To cite PoloHoleSet (lightly edited):

This answer isn't claiming that male circumcision is net beneficial overall, and isn't comparing benefits vs drawbacks. The answer is pointing out, that there are no supposed medical benefits to FGM that could even be claimed, while there are some that can be claimed for male circumcision.


Male circumcision has medical benefits which have been and are debated ongoingly.
There are modern well qualified experts who recommend it on solely medical grounds. While there are undoubtedly pros and cons and the practice is not without some risks. The general consensus of the medical establishment is that it is of net benefit but not so greatly so that it should be a universal practice. It is considered to be best left to the discretion of parents as to whether the overall net benefits merit its implementation on a person by person basis.
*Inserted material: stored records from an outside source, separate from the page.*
_SIGNATURES = {
    'hipdsp_version': ([], _int),
    'hipdsp_last_error': ([], ctypes.c_char_p),
    'hipdsp_device_count': ([ctypes.POINTER(_int)], _int),
    'hipdsp_ctx_create': ([_int, _vp, _pp], _int),
    'hipdsp_ctx_destroy': ([_vp], _int),
    'hipdsp_ctx_set_stream': ([_vp, _vp], _int),
    'hipdsp_ctx_synchronize': ([_vp], _int),
    'hipdsp_ctx_set_max_segments': ([_vp, _int], _int),
    'hipdsp_ctx_set_option': ([_vp, ctypes.c_char_p, ctypes.c_longlong], _int),
    'hipdsp_ctx_reserve': ([_vp, _sz], _int),
    'hipdsp_ctx_set_mid_event': ([_vp, _vp], _int),
    'hipdsp_stream_create': ([_vp, _pp], _int),
    'hipdsp_stream_destroy': ([_vp, _vp], _int),
    'hipdsp_graph_begin': ([_vp], _int),
    'hipdsp_graph_end': ([_vp, _pp], _int),
    'hipdsp_graph_launch': ([_vp, _vp], _int),
    'hipdsp_graph_destroy': ([_vp, _vp], _int),
    'hipdsp_malloc': ([_vp, _sz, _pp], _int),
    'hipdsp_malloc_probed': ([_vp, _sz, _int, _pp], _int),
    'hipdsp_free': ([_vp, _vp], _int),
    'hipdsp_pool_stats': ([_vp, ctypes.POINTER(_sz), ctypes.POINTER(ctypes.c_uint64), ctypes.POINTER(ctypes.c_uint64)], _int),
    'hipdsp_pool_trim': ([_vp], _int),
    'hipdsp_memset': ([_vp, _vp, _int, _sz], _int),
    'hipdsp_memcpy_h2d': ([_vp, _vp, _vp, _sz], _int),
    'hipdsp_memcpy_d2h': ([_vp, _vp, _vp, _sz], _int),
    'hipdsp_memcpy_d2d': ([_vp, _vp, _vp, _sz], _int),
    'hipdsp_host_malloc': ([_vp, _sz, _pp], _int),
    'hipdsp_host_free': ([_vp, _vp], _int),
    'hipdsp_memcpy_h2d_async': ([_vp, _vp, _vp, _sz], _int),
    'hipdsp_memcpy2d_d2d': ([_vp, _vp, _sz, _vp, _sz, _sz, _sz], _int),
    'hipdsp_event_create': ([_vp, _pp], _int),
    'hipdsp_event_destroy': ([_vp, _vp], _int),
    'hipdsp_event_record': ([_vp, _vp], _int),
    'hipdsp_event_wait': ([_vp, _vp], _int),
    'hipdsp_event_elapsed_ms': ([_vp, _vp, _vp, ctypes.POINTER(ctypes.c_float)], _int),
    'hipdsp_pack_f64': ([_vp, _vp, _vp, _i64, _i64, _i64], _int),
    'hipdsp_pack_f32': ([_vp, _vp, _vp, _i64, _i64, _i64], _int),
    'hipdsp_unpack_f64': ([_vp, _vp, _i64, _vp, _i64, _i64], _int),
    'hipdsp_unpack_spectrum_f64': ([_vp, _vp, _i64, _vp, _i64, _i64, _i64], _int),
    'hipdsp_sosplan_create': ([_vp, _pp], _int),
    'hipdsp_sosplan_destroy': ([_vp, _vp], _int),
    'hipdsp_sosplan_set': ([_vp, _vp, _vp, _int], _int),
    'hipdsp_sosplan_set_host': ([_vp, _vp, _vp, _int], _int),
    'hipdsp_sosplan_upload': ([_vp, _vp], _int),
    'hipdsp_sos_plan_host': ([_vp, _int, ctypes.POINTER(_i64), ctypes.POINTER(_int), _vp], _int),
    'hipdsp_sos_segments_host': ([_i64, _int, _int, _int, _i64, _i64, _i64, ctypes.POINTER(_i64), ctypes.POINTER(_int)], _int),
    'hipdsp_sosplan_info': ([_vp, _vp, ctypes.POINTER(_i64), ctypes.POINTER(_int)], _int),
    'hipdsp_sosfilt': ([_vp, _vp, _vp, _i64, _vp, _i64, _i64, _i64, _i64], _int),
    'hipdsp_envelope': ([_vp, _vp, _vp, _i64, _vp, _i64, _i64, _i64, _i64, _int, _dbl, _int], _int),
    'hipdsp_envelope_multi': ([_vp, _vp, _int, _vp, _i64, _vp, _i64, _i64, _i64, _i64, _int, _dbl, _int], _int),
    'hipdsp_sosfilt_envelope': ([_vp, _vp, _vp, _vp, _i64, _vp, _i64, _vp, _i64, _i64, _i64, _int, _dbl, _int, _int, _i64], _int),
    'hipdsp_chain_forward': ([_vp, _vp, _vp, _vp, _i64, _vp, _i64, _i64, _i64, _int, _dbl, _int, _int, _dbl, _vp, _vp, _i64, _i64, _i64,
                              _i64, _i64], _int),
    'hipdsp_chain_backward': ([_vp, _vp, _vp, _i64, _vp, _i64, _i64, _i64, _int, _dbl, _int, _int, _int, _dbl, _vp, _i64, _i64], _int),
    'hipdsp_chain_backward_plan': ([_vp, _vp, _i64, _i64, ctypes.POINTER(_i64), ctypes.POINTER(_i64), ctypes.POINTER(_int)], _int),
    'hipdsp_chain_plan': ([_vp, _vp, _vp, _i64, _i64, ctypes.POINTER(_i64), ctypes.POINTER(_int)], _int),
    'hipdsp_spectrogram': ([_vp, _vp, _i64, _i64, _i64, _int, _int, _dbl, _vp, _vp, _i64, _i64], _int),
    'hipdsp_decibel': ([_vp, _vp, _vp, _i64, _dbl, _dbl], _int),
    'hipdsp_decibel_image': ([_vp, _vp, _vp, _i64, _i64, _dbl, _dbl], _int),
    'hipdsp_decibel_image_decimate': ([_vp, _vp, _vp, _i64, _i64, _i64, _i64, _i64, _dbl, _dbl], _int),
    'hipdsp_channel_mean': ([_vp, _vp, _i64, ctypes.POINTER(_int), _int, _i64, _i64, _dbl, _vp], _int),
    'hipdsp_stride_copy': ([_vp, _vp, _i64, _i64, _vp], _int),
    'hipdsp_max_nonneg': ([_vp, _vp, _i64, _vp], _int),
    'hipdsp_band_order_stats': ([_vp, _vp, _i64, _i64, _i64, _i64, _vp], _int),
    'hipdsp_unwrap': ([_vp, _vp, _i64, _i64, _i64, _dbl, _dbl, _int, _int, _vp, _i64], _int),
    'hipdsp_pcm_unpack': ([_vp, _vp, _int, _i64, _i64, _dbl, _vp, _i64], _int),
    'hipdsp_minmax_decimate': ([_vp, _vp, _i64, _i64, _i64, _i64, _i64, _vp, _i64], _int),
    'hipdsp_pcm_minmax': ([_vp, _vp, _int, _i64, _i64, _i64, _dbl, _dbl, _dbl, _int, _int, _vp, _i64], _int),
    'hipdsp_mean_spectrum_db': ([_vp, _vp, _i64, _i64, _i64, _dbl, _dbl, _dbl, _vp], _int),
    'hipdsp_comm_unique_id': ([_vp], _int),
    'hipdsp_comm_create': ([_vp, _vp, _int, _int, _pp], _int),
    'hipdsp_comm_destroy': ([_vp, _vp], _int),
    'hipdsp_allgather_f32': ([_vp, _vp, _vp, _vp, _i64], _int),
    'hipdsp_copy_probe': ([_vp, _vp, _vp, _sz], _int),
    'hipdsp_synth': ([_vp, _vp, _i64, _i64, _i64, _dbl, ctypes.c_uint64, _i64, _i64], _int),
}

I am not aware of any competent medical expert who recommends FGM on solely medical grounds (excluding reasons related to perceived medical necessity (eg tumour, severe trauma, ... ) which would not constitute "FGM" by any usual understanding of the term).
Any who do so should be stoned* at the soonest opportunity.
{{*There's a pun in there. Try not to destroy it with clumsy editing.}}

_______________________________________________

Documented health benefits of female circumcision:

.
.
.
.
.

____________________________________________________

Documented health benefits of male circumcision:

I'd hoped that the first few of these sources would be recognised as constituting bodies liable to be very competent at commenting on such matters. Appearently this is not obvious to some.

Few medical authorities would recommend male circumcision in all cases. There is however a substantial body of informed opinion re its potential benefits, which should be considered on a case by case basis:

Mayo Clinic say:

" ... The American Academy of Pediatrics (AAP) says the benefits of circumcision outweigh the risks. However, the AAP doesn't recommend routine circumcision for all male newborns. The AAP leaves the circumcision decision up to parents — and supports use of anesthetics for infants who have the procedure. ... ", and ...

"Circumcision might have various health benefits, including:

  • Easier hygiene. Circumcision makes it simpler to wash the penis. However, boys with uncircumcised penises can be taught to wash regularly beneath the foreskin.

  • Decreased risk of urinary tract infections. The risk of urinary tract infections in males is low, but these infections are more common in uncircumcised males. Severe infections early in life can lead to kidney problems later.

  • Decreased risk of sexually transmitted infections. Circumcised men might have a lower risk of certain sexually transmitted infections, including HIV. Still, safe sexual practices remain essential.

  • Prevention of penile problems. Occasionally, the foreskin on an uncircumcised penis can be difficult or impossible to retract (phimosis). This can lead to inflammation of the foreskin or head of the penis.

  • Decreased risk of penile cancer. Although cancer of the penis is rare, it's less common in circumcised men.

  • Cervical cancer is less common in the female sexual partners of circumcised men."

US NCBI "The Medical Benefits of Male Circumcision"

  • " ... of male circumcision, particularly in light of recent medical evidence.

Three randomized trials in Africa demonstrated that adult male circumcision decreases human immunodeficiency virus (HIV) acquisition in men by 51% to 60%,1 and the long-term follow-up of these study participants has shown that the protective efficacy of male circumcision increases with time from surgery. ..."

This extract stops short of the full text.